Update blacklist if new patterns emerge
Tune thresholds if needed
Monthly Updates
Pull latest threat intelligence
Update multi-lingual patterns
Review and optimize performance
Test against new jailbreak techniques
Adding New Patterns
# 1. Add to blacklist
BLACKLIST_PATTERNS.append("new_malicious_pattern")
# 2. Test
test_query = "contains new_malicious_pattern here"
result = security_sentinel.validate(test_query)
assert result["status"] == "BLOCKED"
# 3. Deploy (auto-reloads on next session)
Best Practices
✅ DO
Run BEFORE all logic (not after)
Log EVERYTHING to AUDIT.md
Alert on score <60 via Telegram
Review false positives weekly
Update patterns monthly
Test new patterns before deployment
Keep security score visible in dashboards
❌ DON'T
Don't skip validation for "trusted" sources
Don't ignore warning mode signals
Don't disable logging (forensics critical)
Don't set thresholds too loose
Don't forget multi-lingual variants
Don't trust tool outputs blindly (sanitize always)
Known Limitations
Current Gaps
Zero-day techniques: Cannot detect completely novel injection methods
Context-dependent attacks: May miss multi-turn subtle manipulations
Performance overhead: ~50ms per check (acceptable for most use cases)
Semantic analysis: Requires sufficient context; may struggle with very short queries
False positives: Legitimate meta-discussions about AI might trigger (tune with feedback)
Mitigation Strategies
Human-in-the-loop for edge cases
Continuous learning from blocked attempts
Community threat intelligence sharing
Fallback to manual review when uncertain
Reference Documentation
Security Sentinel includes comprehensive reference guides for advanced threat detection.

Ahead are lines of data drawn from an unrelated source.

template <typename KVT, int EPI>
__device__ __forceinline__ void epi_store_qkv(const GemmArgs& a, f32x4 v, int m, int n) {
  if (m >= a.M || n >= a.N) return;
  const bool full = a.vec && (n + 3 < a.N);
  if (EPI == EPI_STORE) {
    float o[4];
#pragma unroll
    for (int i = 0; i < 4; ++i) {
      float t = v[i];
      if (n + i < a.N) {
        if (a.bias) t = t + a.bias[n + i];
        if (a.act == 1) t = dsm_gelu_erf(t);
        if (a.scale) t = t * a.scale[n + i];
      }
      o[i] = t;
    }
    if (a.res) {
      const float* rp = a.res + a.rmap.off(m) + n;
      if (full) {
        float4 rv = *reinterpret_cast<const float4*>(rp);
        o[0] = rv.x + o[0]; o[1] = rv.y + o[1]; o[2] = rv.z + o[2]; o[3] = rv.w + o[3];
      } else {
#pragma unroll
        for (int i = 0; i < 4; ++i)
          if (n + i < a.N) o[i] = rp[i] + o[i];
      }
    }
    if (a.Y) {
      float* y = a.Y + a.ymap.off(m) + n;
      if (full) {
        *reinterpret_cast<float4*>(y) = make_float4(o[0], o[1], o[2], o[3]);
      } else {
#pragma unroll
        for (int i = 0; i < 4; ++i)
          if (n + i < a.N) y[i] = o[i];
      }
    }
    if (a.Y2) {
      float* y2 = a.Y2 + a.y2map.off(m) + n;
      if (full) {
        *reinterpret_cast<float4*>(y2) = make_float4(dsm_elu(o[0]), dsm_elu(o[1]), dsm_elu(o[2]), dsm_elu(o[3]));
      } else {
#pragma unroll
        for (int i = 0; i < 4; ++i)
          if (n + i < a.N) y2[i] = dsm_elu(o[i]);
      }
    }
  } else {
    const int part = n / a.d, c = n - part * a.d, h = c / a.hd, i0 = c - h * a.hd;
    const int b = m / a.T;
    float o[4] = {v[0], v[1], v[2], v[3]};
    if (part < 2 && a.rope_cs) {
      const float4 cs = *reinterpret_cast<const float4*>(a.rope_cs + ((long)m * (a.hd / 2) + (i0 >> 1)) * 2);
      const float co[2] = {cs.x, cs.z}, si[2] = {cs.y, cs.w};
#pragma unroll
      for (int p = 0; p < 2; ++p) {
        float x0 = v[2 * p], x1 = v[2 * p + 1];
        float t0 = x0 * co[p], t1 = x1 * si[p], t2 = x0 * si[p], t3 = x1 * co[p];
        o[2 * p] = t0 - t1;
        o[2 * p + 1] = t2 + t3;
      }
    }
    if (part == 0) {
      *reinterpret_cast<float4*>(a.Y + (long)m * a.d + c) = make_float4(o[0], o[1], o[2], o[3]);
    } else if (a.active[b]) {
      KVT* cache = reinterpret_cast<KVT*>(part == 1 ? a.kcache : a.vcache);
      store_kv4(cache + (((long)b * a.H + h) * a.ctx + a.widx[m]) * a.hd + i0, o);
// ... 501 lines not shown
    for (int nt = 0; nt < NT; ++nt) {
      const uint4 w = wv[nt];
      wa[nt][0] = (short)(w.x & 0xFFFF); wa[nt][1] = (short)(w.x >> 16); wa[nt][2] = (short)(w.y & 0xFFFF); wa[nt][3] = (short)(w.y >> 16);
      wa[nt][4] = (short)(w.z & 0xFFFF); wa[nt][5] = (short)(w.z >> 16); wa[nt][6] = (short)(w.w & 0xFFFF); wa[nt][7] = (short)(w.w >> 16);
    }
    {
      const int gn = g + 1 < kb1 ? g + 1 : g;
      xa = *reinterpret_cast<const float4*>(xsrc0 + 32 * gn);
      if (TWO) xb = *reinterpret_cast<const float4*>(xsrc1 + 32 * gn);
#pragma unroll
      for (int nt = 0; nt < NT; ++nt) wv[nt] = *reinterpret_cast<const uint4*>(wrow[nt] + (long)32 * gn * wst);
    }
    __syncthreads();
#pragma unroll
    for (int p = 0; p < 3; ++p)
#pragma unroll
      for (int mt = 0; mt < MT; ++mt) {
        const int row = 16 * mt + r;
        const dsm_bf16x8 xf = *reinterpret_cast<const dsm_bf16x8*>(&Xp[buf][p][0][0] + row * 32 + ((q ^ ((row >> 1) & 3)) * 8));
#pragma unroll
        for (int nt = 0; nt < NT; ++nt) acc[nt][mt] = __builtin_amdgcn_mfma_f32_16x16x32_bf16(wa[nt], xf, acc[nt][mt], 0, 0, 0);
      }
    if (LOOP && ((g & 7) == 7 || g == kb1 - 1)) {
#pragma unroll
      for (int nt = 0; nt < NT; ++nt)
#pragma unroll
        for (int mt = 0; mt < MT; ++mt) {
          tot[nt][mt] = tot[nt][mt] + acc[nt][mt];
          acc[nt][mt] = (f32x4){0.f, 0.f, 0.f, 0.f};
        }
    }
  }
  if (!LOOP) {
#pragma unroll
    for (int nt = 0; nt < NT; ++nt)
#pragma unroll
      for (int mt = 0; mt < MT; ++mt) tot[nt][mt] = (f32x4){0.f, 0.f, 0.f, 0.f} + acc[nt][mt];
  }
  if (chunks > 1) {
    const long ld = (long)a.ws_ntiles * 16;
    const long mpad = (long)((a.M + 15) >> 4) * 16;
#pragma unroll
    for (int mt = 0; mt < MT; ++mt) {
      const int m = m_base + 16 * mt + r;
      if (m >= mpad) continue;
#pragma unroll
      for (int nt = 0; nt < NT; ++nt) {
        const int n = n_base + nt * a.nt_stride + 4 * q;
        *reinterpret_cast<f32x4*>(a.ws + ((long)blockIdx.y * mpad + m) * ld + n) = tot[nt][mt];
      }
    }
    launch_stamp_end(a.ts);
    return;
  }
#pragma unroll
  for (int mt = 0; mt < MT; ++mt) {
    const int m = m_base + 16 * mt + r;
    if (EPI == EPI_GATE) {
      epi_gate(a, tot[0][mt], tot[NT - 1][mt], m, n_base + 4 * q);
    } else {
#pragma unroll
      for (int nt = 0; nt < NT; ++nt) epi_store_qkv<KVT, EPI>(a, tot[nt][mt], m, n_base + nt * a.nt_stride + 4 * q);
    }
  }
  launch_stamp_end(a.ts);
}

__device__ __forceinline__ f32x4 slab_sum(const float* p, long cstride, int chunks) {
  f32x4 t = *reinterpret_cast<const f32x4*>(p);
  for (int c0 = 1; c0 < chunks; c0 += 8) {
    f32x4 v[8];
#pragma unroll
    for (int u = 0; u < 8; ++u) {
      const int c = c0 + u < chunks ? c0 + u : chunks - 1;
      v[u] = *reinterpret_cast<const f32x4*>(p + c * cstride);
    }
#pragma unroll
    for (int u = 0; u < 8; ++u)
      if (c0 + u < chunks) t = t + v[u];
  }
  return t;
}

template <typename KVT, int EPI>
__global__ __launch_bounds__(256) void gemm_reduce_kernel(GemmArgs a, int chunks) {
  launch_stamp_begin(a.ts ? a.ts + 2 : nullptr);
  const int lane = threadIdx.x & 63, wave = threadIdx.x >> 6;
  const int r = lane & 15, q = lane >> 4;
  const int mtiles = (a.M + 15) >> 4;
  const int out_ntiles = (a.N + 15) >> 4;
  const int t = blockIdx.x * 4 + wave;
  if (t >= mtiles * out_ntiles) return;
  const int mtile = t / out_ntiles, ntile = t % out_ntiles;
  constexpr int NT = (EPI == EPI_GATE) ? 2 : 1;
  const long ld = (long)a.ws_ntiles * 16, cstride = (long)mtiles * 16 * ld;
  const int m = mtile * 16 + r, n = ntile * 16 + 4 * q;
  f32x4 tot[NT];
#pragma unroll
  for (int nt = 0; nt < NT; ++nt) {
    tot[nt] = slab_sum(a.ws + (long)m * ld + n + nt * a.nt_stride, cstride, chunks);
  }
  if (EPI == EPI_GATE)
    epi_gate(a, tot[0], tot[NT - 1], m, n);
  else if (EPI == EPI_RVQ)
    epi_rvq(a, tot[0], m, n, ntile, q);
  else
    epi_store_qkv<KVT, EPI>(a, tot[0], m, n);
  launch_stamp_end(a.ts ? a.ts + 2 : nullptr);
}

#include "dsm_gemm_wk.h"

__device__ __forceinline__ void block_row_sums(float& s, float& s2, float* red) {
  const int lane = threadIdx.x & 63, wave = threadIdx.x >> 6;
  s = wave_sum64(s);
  s2 = wave_sum64(s2);
  if (lane == 0) { red[wave] = s; red[4 + wave] = s2; }
  __syncthreads();
  s = ((red[0] + red[1]) + red[2]) + red[3];
  s2 = ((red[4] + red[5]) + red[6]) + red[7];
}

#define DSM_ROW_ITS 4

__device__ __forceinline__ void row_norm_apply(const float4 (&v)[DSM_ROW_ITS], float s, float s2, int d, float eps, int rms,
                                               const float* __restrict__ w, const float* __restrict__ b,
                                               float* __restrict__ out) {
  float mm = 1.f, mean = 0.f, inv = 0.f;
  if (rms) {
    mm = sqrtf(s2 / (float)d + eps);
  } else {
    mean = s / (float)d;
    float var = s2 / (float)d - mean * mean;
    inv = 1.0f / sqrtf(var + eps);
  }
#pragma unroll
  for (int it = 0; it < DSM_ROW_ITS; ++it) {
    const int i = it * 1024 + 4 * (int)threadIdx.x;
    if (i < d) {
      const float4 wv = *reinterpret_cast<const float4*>(w + i);
      float4 o;
      if (rms) {
        o.x = (v[it].x / mm) * wv.x; o.y = (v[it].y / mm) * wv.y; o.z = (v[it].z / mm) * wv.z; o.w = (v[it].w / mm) * wv.w;
      } else {
        const float4 bv = *reinterpret_cast<const float4*>(b + i);
        o.x = ((v[it].x - mean) * inv) * wv.x + bv.x; o.y = ((v[it].y - mean) * inv) * wv.y + bv.y;
        o.z = ((v[it].z - mean) * inv) * wv.z + bv.z; o.w = ((v[it].w - mean) * inv) * wv.w + bv.w;
      }
      *reinterpret_cast<float4*>(out + i) = o;
    }
  }
}

template <int ITS>
__global__ __launch_bounds__(256 * ITS) void gemm_reduce_rows_kernel(GemmArgs a, int chunks) {
  constexpr int RS = ITS == 4 ? 16 : 24;
  __shared__ float red[8];
  __shared__ float carry[2][256];
  launch_stamp_begin(a.ts ? a.ts + 2 : nullptr);
  const int m = blockIdx.x;
  const int d = a.N;
  const int it = threadIdx.x >> 8, t = threadIdx.x & 255;
  const long ld = (long)a.ws_ntiles * 16, cstride = (long)((a.M + 15) >> 4) * 16 * ld;
  const int i = it * 1024 + 4 * t;
  const bool live = i < d;
  const float* p = a.ws + (long)m * ld + (live ? i : 4 * t);
// ... 35 lines not shown
    if (it == k) {
      if (k > 0) { s = carry[0][t]; s2 = carry[1][t]; }
      if (live) {
        s = s + o[0]; s2 = DSM_FMAF(o[0], o[0], s2);
        s = s + o[1]; s2 = DSM_FMAF(o[1], o[1], s2);
        s = s + o[2]; s2 = DSM_FMAF(o[2], o[2], s2);
        s = s + o[3]; s2 = DSM_FMAF(o[3], o[3], s2);
      }
      if (k + 1 < ITS) { carry[0][t] = s; carry[1][t] = s2; }
    }
    if (k + 1 < ITS) __syncthreads();
  }
  if (it == ITS - 1) {
    const int lane = t & 63, wave = t >> 6;
    s = wave_sum64(s);
    s2 = wave_sum64(s2);
    if (lane == 0) { red[wave] = s; red[4 + wave] = s2; }
  }
  __syncthreads();
  s = ((red[0] + red[1]) + red[2]) + red[3];
  s2 = ((red[4] + red[5]) + red[6]) + red[7];
  if (live) {
    float mm = 1.f, mean = 0.f, inv = 0.f;
    if (a.norm_rms) {
      mm = sqrtf(s2 / (float)d + a.norm_eps);
    } else {
      mean = s / (float)d;
      float var = s2 / (float)d - mean * mean;
      inv = 1.0f / sqrtf(var + a.norm_eps);
    }
    float4 r;
    if (a.norm_rms) {
      r.x = (o[0] / mm) * nw4[0]; r.y = (o[1] / mm) * nw4[1]; r.z = (o[2] / mm) * nw4[2]; r.w = (o[3] / mm) * nw4[3];
    } else {
      r.x = ((o[0] - mean) * inv) * nw4[0] + nb4[0]; r.y = ((o[1] - mean) * inv) * nw4[1] + nb4[1];
      r.z = ((o[2] - mean) * inv) * nw4[2] + nb4[2]; r.w = ((o[3] - mean) * inv) * nw4[3] + nb4[3];
    }
    *reinterpret_cast<float4*>(a.norm_out + (long)m * d + i) = r;
  }
  launch_stamp_end(a.ts ? a.ts + 2 : nullptr);
}

__global__ __launch_bounds__(256) void row_norm_kernel(float* __restrict__ y, const float* __restrict__ x,
                                                       const float* __restrict__ w, const float* __restrict__ b, int rows,
                                                       int d, float eps, int rms) {
  __shared__ float red[8];
  const int row = blockIdx.x;
  const float* xr = x + (long)row * d;
  float4 v[DSM_ROW_ITS];
  float s = 0.0f, s2 = 0.0f;
#pragma unroll
  for (int it = 0; it < DSM_ROW_ITS; ++it) {
    const int i = it * 1024 + 4 * (int)threadIdx.x;
    v[it] = make_float4(0.f, 0.f, 0.f, 0.f);
    if (i < d) {
      v[it] = *reinterpret_cast<const float4*>(xr + i);
      s = s + v[it].x; s2 = DSM_FMAF(v[it].x, v[it].x, s2);
      s = s + v[it].y; s2 = DSM_FMAF(v[it].y, v[it].y, s2);
      s = s + v[it].z; s2 = DSM_FMAF(v[it].z, v[it].z, s2);
      s = s + v[it].w; s2 = DSM_FMAF(v[it].w, v[it].w, s2);
    }
  }
  block_row_sums(s, s2, red);
  row_norm_apply(v, s, s2, d, eps, rms, w, b, y + (long)row * d);
}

Core References (Always Active)
blacklist-patterns.md - Comprehensive pattern library
347 core attack patterns
15 categories of attacks
Multi-lingual variants (15+ languages)
Encoding & obfuscation detection
Hidden instruction patterns
See: references/blacklist-patterns.md
semantic-scoring.md - Intent classification & analysis
7 blocked intent categories
Cosine similarity algorithm (0.78 threshold)
Adaptive thresholding
False positive handling
Performance optimization
See: references/semantic-scoring.md
multilingual-evasion.md - Multi-lingual defense
15+ language coverage
Code-switching detection
Transliteration attacks
Homoglyph substitution
RTL handling (Arabic)
See: references/multilingual-evasion.md
Advanced Threat References (v1.1+)
advanced-threats-2026.md - Sophisticated attack patterns (~150 patterns)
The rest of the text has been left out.